The toy firm laid out expectations for adjusted per-share earnings to sit between US$1.35 and US$1.45 for the year ahead in fourth-quarter results on Thursday.

This would mark an increase from the US$1.23 per share seen in 2023, which came on the back of flat net sales of US$5.4 billion.

“Although Mattel faces tough comparables this year from the Barbie movie, we believe in the company's ability to grow its intellectual property-driven toy business and continue expanding its entertainment offering,” Bank of America (NYSE:BAC) analysts noted on the results.

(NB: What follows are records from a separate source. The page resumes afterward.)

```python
class model(Layer):
    def __init__(self, VGG_MEAN=(103.939, 116.779, 123.68), padding="SAME", device=None):
        super().__init__()
# ... 7 lines not shown
        self.norm1 = BatchNormalization(512, device=device)
        self.u5 = up(512, 512, device=device)
        self.s5 = skipLayer(512, 512, 512, device=device)
        self.u4 = up(512, 512, device=device)
        self.s4 = skipLayer(512, 512, 512, device=device)
        self.u3 = up(512, 256, device=device)
        self.s3 = skipLayer(256, 256, 256, device=device)
        self.u2 = up(256, 128, device=device)
        self.s2 = skipLayer(128, 128, 128, device=device)
        self.u1 = up(128, 64, device=device)
        self.s1 = skipLayer(64, 64, 64, device=device)
        self.conv2 = Conv2D(64, 3, (1, 1), device=device)
        self.norm2 = BatchNormalization(3, device=device)
        self.s0 = skipLayer(3, 3, 3, device=device)

    def call(self, input_layer, training="training"):
        train = is_training(training)
        if list(self.VGG_MEAN) != [103.939, 116.779, 123.68]:
            raise NotImplementedError("custom VGG_MEAN is not supported by the HIP preprocess kernel")
        input_layer, il = K.fork(input_layer)
        bgr = K.vgg_preprocess(input_layer)
        tail, d1_projected = None, False
        if K.native_fp16() and (train or not taping(input_layer, self.conv1.kernel, self.norm1.gamma)):
            x, d1 = self.d1(K.vgg_preprocess(il, 16, K.HALF))
        else:
            if not train and K.PRECISION == "fp32" and not taping(input_layer, self.conv1.kernel, self.norm1.gamma):
                tail = self._tail_projection()
            if tail is not None:
                x, d1, d1_projected = self.d1(K.vgg_preprocess(il, 4), proj=tail["skip_map"])
            else:
                x, d1 = self.d1(K.vgg_preprocess(il, 4))
        x, d2 = self.d2(x)
        x, d3 = self.d3(x)
        x, d4 = self.d4(x)
        enc, d5 = self.d5(x)
        enc = K.mark(enc, getattr(self, "_decoder_grads_done", None))
        frozen = not train and taping(input_layer, self.conv1.kernel, self.norm1.gamma)
        if train:
            x = self.norm1.train_apply(self.conv1(enc), relu=True)
        elif frozen:
            x = self.norm1.frozen_apply(self.conv1(enc), relu=True)
        else:
            sc, sh = self.norm1.folded()
            x = self.conv1(enc, scale=sc, shift=sh, act2=K.ACT_RELU)
        x = self.s5(self.u5(x, training), d5)
        x = self.s4(self.u4(x, training), d4)
        x = self.s3(self.u3(x, training), d3)
        x = self.s2(self.u2(x, training), d2)
        if train or frozen:
            x = self.s1(self.u1(x, training), d1)
            if train:
                x = self.norm2.train_apply(self.conv2.call_padded(x, cout_pad=16), relu=True)
            else:
                x = self.norm2.frozen_apply(self.conv2.call_padded(x, cout_pad=16), relu=True)
        else:
            sc, sh = self.norm2.folded()
            if d1_projected:
                pu = self.u1.call_projected(x, tail["up_map"])
                if pu is not None:
                    x = K.affine_act(pu, shift=tail["const"], residual=d1, act=K.ACT_RELU)
                else:
                    x = K.conv2d(self.u1(x, training), tail["up_filter"], tail["bias"], cout_valid=3, scale=sc, shift=sh, residual=d1,
                                 act2=K.ACT_RELU)
            else:
                wc, bc = self._tail_filter(d1.shape[-1])
                x = K.conv2d(self.u1(x, training), wc, bc, x2=d1, cout_valid=3, scale=sc, shift=sh, act2=K.ACT_RELU)
        return self.s0(x, bgr, act1=K.ACT_RELU)

    def _tail_projection(self):
        c_skip = self.s1.conv1.kernel.shape[2] - 64
        if c_skip != 64:
            return None
        wc, bc = self._tail_filter(c_skip)
# ... 27 lines not shown
```
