using MeshCallCache = std::unordered_map<const double*, std::pair<uint64_t, std::shared_ptr<const std::vector<double>>>>;
static std::shared_ptr<const std::vector<double>> intern_mesh(rpt_scene* s, const double* p, uint64_t n_tris,
                                                              MeshCallCache& seen) {
    auto it = seen.find(p);
    if (it != seen.end() && it->second.first == n_tris) return it->second.second;
    const size_t n = size_t(n_tris) * 18;
    uint64_t h = 0xCBF29CE484222325ULL ^ n;
    for (size_t i = 0; i < n; i++) {
        uint64_t w;
        std::memcpy(&w, p + i, 8);
        h = (h ^ w) * 0x100000001B3ULL;
        h ^= h >> 29;
    }
    auto& bucket = s->mesh_pool[h];
    for (auto& c : bucket)
        if (c->size() == n && std::memcmp(c->data(), p, n * 8) == 0) { seen[p] = {n_tris, c}; return c; }
    auto m = std::make_shared<const std::vector<double>>(p, p + n);
    bucket.push_back(m);
    seen[p] = {n_tris, m};
    return m;
}
static bool copy_shape(rpt_scene* s, MeshCallCache& seen, const rpt_shape_desc* d, HShape& out, std::string& why,
                       int depth = 0) {
    if (!d) { why = "null shape"; return false; }
    if (d->kind < 0 || d->kind > RPT_SHAPE_MONOMIAL) { why = "unknown shape kind"; return false; }
    if (d->kind == RPT_SHAPE_MONOMIAL && !std::isfinite(d->plane_normal[0])) { why = "MonomialSurface height must be finite"; return false; }
    out.d = *d;
    out.mesh.reset();
    out.children.clear();
    if (d->kind == RPT_SHAPE_MESH) {
        if (d->n_tris == 0 || !d->tris) { why = "mesh without triangles"; return false; }
        out.mesh = intern_mesh(s, d->tris, d->n_tris, seen);
    }
    if (d->kind == RPT_SHAPE_GROUP) {
        if (d->n_children == 0 || !d->children) { why = "group without children"; return false; }
        if (depth >= 16) { why = "groups nested too deeply"; return false; }
        out.children.resize(d->n_children);
        for (uint64_t i = 0; i < d->n_children; i++) {
            if (d->children[i].kind == RPT_SHAPE_PLANE) { why = "Plane is not Bounded and cannot be a KdTree child (src/kdtree.rs:12)"; return false; }
            if (!copy_shape(s, seen, d->children + i, out.children[i], why, depth + 1)) return false;
        }
    }
    out.d.tris = nullptr;
    out.d.children = nullptr;
    Xf x;
    if (!make_xf(*d, x)) { why = "singular transform"; return false; }
    return true;
}
static bool holds_monomial(const HShape& h) {
    if (h.d.kind == RPT_SHAPE_MONOMIAL) return true;
    for (const HShape& c : h.children)
        if (holds_monomial(c)) return true;
    return false;
}
static bool check_material(const rpt_material* m, std::string& why) {
    if (!m) { why = "null material"; return false; }
    if (m->kind < 0 || m->kind > RPT_MAT_TRANSMISSIVE) { why = "unknown material kind"; return false; }
    return true;
}

extern "C" {

const char* rpt_last_error(void) { return g_err.c_str(); }

int rpt_device_count(void) {
    int n = 0;
    if (hipGetDeviceCount(&n) != hipSuccess) return 0;
    return n;
}

int rpt_set_option(const char* name, int64_t value) {
    std::lock_guard<std::mutex> lock(g_defaults_mutex);
    return set_option_in(g_defaults, name, value);
}
int rpt_scene_set_option(rpt_scene* s, const char* name, int64_t value) {
    if (!s) return fail(RPT_ERR_INVALID, "null scene");
    return set_option_in(s->opt, name, value);
}

rpt_scene* rpt_scene_create(void) {
    rpt_scene* s = new rpt_scene();
    std::lock_guard<std::mutex> lock(g_defaults_mutex);
    s->opt = g_defaults;
    return s;
}
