# MaxLayar/Ray-Tracing-Extended

Hardware: AMD Instinct MI355X
Metric: Mrays/s (higher is better)
Workload: dtype f32; 1 GPU; configs[2]: Chess pieces x17 (100,440 triangles, BVH4), 1920x1080, 64 rays/pixel/frame (1024 spp = 16 frames), 8 bounces, PCG, FLAT_CHUNKS semantics; decomposition=single GPU, rays_per_frame=243378252, triangles=100440, chunks=7448, spheres=0

## Files before the change

ray-tracing-extended_amd/csrc/rt_api.hip:

```cpp
#include <hip/hip_runtime.h>

#include <algorithm>
#include <chrono>
#include <cfloat>
#include <cmath>
#include <condition_variable>
#include <deque>
#include <mutex>
#include <cstdarg>
#include <cstdio>
#include <cstring>
#include <ctime>
#include <string>
#include <thread>
#include <vector>

#include "rt_kernels.hpp"
#include "rt_stream.hpp"
namespace rtk {
const void* stream_kernel(bool counting, bool philox, bool compact, bool triangles);
const void* cam_stream_kernel(bool philox, bool compact, bool triangles);
}
#include "rt_geom.hpp"
#include "rt_bvh_gpu.hpp"
// ... 579 lines not shown
        return b ? lvl3(std::true_type{}) : lvl3(std::false_type{});
    };
    return a ? lvl2(std::true_type{}) : lvl2(std::false_type{});
}

struct LaunchPlan {
    rtk::DeviceScene S{}; rtk::FrameArgs F{}; rtk::StreamArgs A{};
    const void* fn = nullptr; size_t lds = 0;
    int grid = 1, batch = 1, ntiles = 0, sample_lanes_log2 = 0;
    bool philox = false, stream = false, tile_kernel = false, stream_sync = false, cam_table = false, record_costs = false;
};

int fill_scene(rt_ctx* c, rtk::DeviceScene& S)
{
    S.sph_geom = c->d_sph_geom.p; S.sph_mat = c->d_sph_mat.p; S.nodes = c->d_nodes.p; S.nodes_h = c->d_nodes_h.p;
    S.tri_geo = c->d_tri_geo.p; S.tri_nrm = c->d_tri_nrm.p; S.chunk_mat = c->d_chunk_mat.p; S.chunk_box = c->d_chunk_box.p;
    S.raw_tris = c->d_raw_tris.p; S.raw_chunk_range = c->d_raw_range.p;
    S.ns = (int)c->n_spheres; S.nn = (int)c->n_nodes;
    if (c->n_nodes >= ((size_t)1 << 25) || c->n_tris >= ((size_t)1 << 32) / 48)
        return fail(c, -7, "scene too large for 32-bit record offsets (%zu BVH nodes)", c->n_nodes);
    S.nt = (int)c->n_tris;
    S.nm = (int)c->n_chunks;
    return 0;
}

int tile_stack_cap(const rt_ctx* c)
{
    int cap = std::max(1, c->bvh.maxStack);
    if (c->opt_lds_stack > 0) cap = std::min(cap, c->opt_lds_stack);
    return std::min(cap, 64);
}

int plan_launch(rt_ctx* c, Variant var, int kernel, const rt_params* cams, int n_frames, LaunchPlan& P)
{
    rtk::DeviceScene& S = P.S; rtk::FrameArgs& F = P.F; rtk::StreamArgs& A = P.A;
    { int r = fill_scene(c, S); if (r) return r; }

    F.p = c->params;
    F.row0 = c->target_row0; F.nrows = c->target_rows; F.row_stride = c->target_row_stride;
    F.tile_w_log2 = 3;
    F.tiles_x = (c->target_w + 7) / 8; F.tiles_y = (c->target_rows + 7) / 8;
    if (kernel == 0 && c->opt_tile_w_log2 != 3) {
        F.tile_w_log2 = c->opt_tile_w_log2;
        const int tw = 1 << F.tile_w_log2, th = 64 >> F.tile_w_log2;
        F.tiles_x = (c->target_w + tw - 1) / tw; F.tiles_y = (c->target_rows + th - 1) / th;
    }
    const bool philox = P.philox = c->params.rngMode == RT_RNG_PHILOX && c->params.numRaysPerPixel >= 1;
    if (philox && var == Variant::Flat) return fail(c, -2, "the flat validation kernel implements the PCG stream only");
    if (philox) kernel = 1;
    if (philox && (c->target_w > 65535 || c->target_rows > 65535)) return fail(c, -7, "the Philox mode addresses at most 65535 x 65535 pixels per context");
    if (philox && (c->params.numRaysPerPixel > 65000 || c->params.maxBounceCount > 32000))
        return fail(c, -7, "the Philox mode takes at most 65000 rays per pixel per frame and 32000 bounces (sample and bounce share one signed 32-bit register)");
    const bool stream = P.stream = kernel == 1 && var != Variant::Flat && c->params.numRaysPerPixel >= 1
                                   && c->target_w <= 65535 && c->target_rows <= 65535;
    const bool tile_kernel = P.tile_kernel = !stream && var != Variant::Flat;
    F.stack_cap = tile_kernel ? tile_stack_cap(c)
                              : std::max(1, c->bvh.maxStack) + (stream ? 3 : 0);
    const bool six_waves = stream && !philox && var == Variant::Fast && c->opt_compact_nodes != 0 && c->n_nodes > 0;
    const int stream_stack = c->opt_stream_stack > 0 ? c->opt_stream_stack : (six_waves ? 24 : 30);
    const bool stream_spill = stream && F.stack_cap > stream_stack;
    if (stream_spill) F.stack_cap = stream_stack;
    F.full_sort = c->opt_full_sort;
    bool fixed_origin = camera_origin_is_fixed(c->params);
    if (cams) for (int f = 0; f < n_frames; ++f) fixed_origin = fixed_origin && camera_origin_is_fixed(cams[f]);
    F.fixed_origin = fixed_origin ? 1 : 0;
    F.out_frame = c->d_frame.p; F.accum = c->d_accum.p;
    F.tile_counter = c->d_tile_counter; F.counters = c->d_counters;

    const size_t lds = P.lds = var == Variant::Flat ? 0
                                       : (size_t)F.stack_cap * 64 * sizeof(uint32_t) * rtk::kWavesPerBlock
                                         + (stream ? (size_t)rtk::kGroupMax * sizeof(uint2) * rtk::kWavesPerBlock : 0);
    if (lds > 160 * 1024) return fail(c, -7, "BVH needs a %d-entry traversal stack: exceeds the 160 KiB LDS", F.stack_cap);
    const bool counting = var == Variant::Counting;
    const bool compact = c->opt_compact_nodes != 0;
    P.cam_table = cams != nullptr;
    const void* fn = P.fn = var == Variant::Flat ? (const void*)rtk::k_trace<false, true>
                   : stream ? (cams ? rtk::cam_stream_kernel(philox, compact, c->n_nodes > 0)
                                    : rtk::stream_kernel(counting, philox, compact, c->n_nodes > 0))
                   : c->n_nodes == 0
                            ? dispatch3(counting, false, false, [](auto C, auto, auto) { return (const void*)rtk::k_trace<decltype(C)::value, false, false, 6>; })
                            : dispatch3(counting, false, compact, [](auto C, auto, auto H) { return (const void*)rtk::k_trace<decltype(C)::value, false, decltype(H)::value>; });
    if (lds > 64 * 1024) RT_HIP(c, hipFuncSetAttribute(fn, hipFuncAttributeMaxDynamicSharedMemorySize, (int)lds));
    int per_cu = 0;
    RT_HIP(c, hipOccupancyMaxActiveBlocksPerMultiprocessor(&per_cu, fn, rtk::kBlock, lds));
    if (per_cu < 1) return fail(c, -7, "kernel does not fit a CU (LDS %zu B)", lds);
    P.ntiles = F.tiles_x * F.tiles_y;
    P.sample_lanes_log2 = !philox ? 0 : c->params.numRaysPerPixel >= 16 ? 4 : c->params.numRaysPerPixel >= 4 ? 2 : 0;
    const bool stream_sync = P.stream_sync = stream && (c->opt_tile_sync || philox);
    if (cams && !stream_sync) return fail(c, -7, "per-frame cameras: no k_cam_stream launch for this target");
    const size_t frames_in_queue = ((stream_sync && c->opt_frame_batch != 1) ? (size_t)std::max(1, std::min(n_frames, 64)) : 1) << P.sample_lanes_log2;
    const int want = (int)std::min<size_t>(((size_t)P.ntiles * frames_in_queue + rtk::kWavesPerBlock - 1) / rtk::kWavesPerBlock, (size_t)1 << 20);
    if (c->opt_blocks_per_cu > 0) per_cu = std::min(per_cu, c->opt_blocks_per_cu);
    const int grid = P.grid = std::max(1, std::min(want, per_cu * c->n_cu));
    A.shade_threshold = std::max(1, std::min(64, c->opt_shade_threshold));
    A.total_pixels = (unsigned int)P.ntiles * 64u;
    A.tile_sync = stream_sync ? 1 : 0;
    A.sample_lanes_log2 = P.sample_lanes_log2;
    A.tiles_per_fetch = std::max(1, std::min(rtk::kGroupMax, c->opt_tiles_per_fetch));
    A.guide_div = 1;
    A.node_min = std::max(1, std::min(64, c->opt_node_min));
    const unsigned int gstack_stride = (unsigned int)grid * rtk::kBlock;
    if (philox) {
        RT_HIP(c, c->d_park.ensure((size_t)grid * rtk::kWavesPerBlock * (size_t)A.tiles_per_fetch * 192));
        F.park = c->d_park.p;
    }
    if (stream_spill) {
        RT_HIP(c, c->d_gstack.ensure((size_t)(c->bvh.maxStack + 3 - F.stack_cap) * gstack_stride));
        F.gstack = c->d_gstack.p; F.gstack_stride = gstack_stride;
    }
    if (tile_kernel && c->bvh.maxStack > F.stack_cap) {
        RT_HIP(c, c->d_gstack.ensure((size_t)(c->bvh.maxStack - F.stack_cap) * gstack_stride));
        F.gstack = c->d_gstack.p; F.gstack_stride = gstack_stride;
// ... 1328 lines not shown
```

Analysts from the bank reiterated Mattel’s ‘buy’ rating as a result, anticipating the shares to climb over 17% to US$22.

Mattel had missed expectations for the fourth quarter, with adjusted earnings per share of US$0.29 sitting below Bank of America’s predicted US$0.36.

This was up on the company’s US$0.18 earnings share reported in late 2022 though, with pre-tax earnings sitting 50% higher at US$234 million.

“We ended 2023 with the strongest balance sheet we have had in years, putting us in an excellent position to execute our strategy to grow Mattel’s intellectual property-driven toy business and expand our entertainment offering,” chief executive Ynon Kreiz commented.

“As we look to 2024, we believe we are very well positioned competitively and will continue to outpace the industry and gain market share.”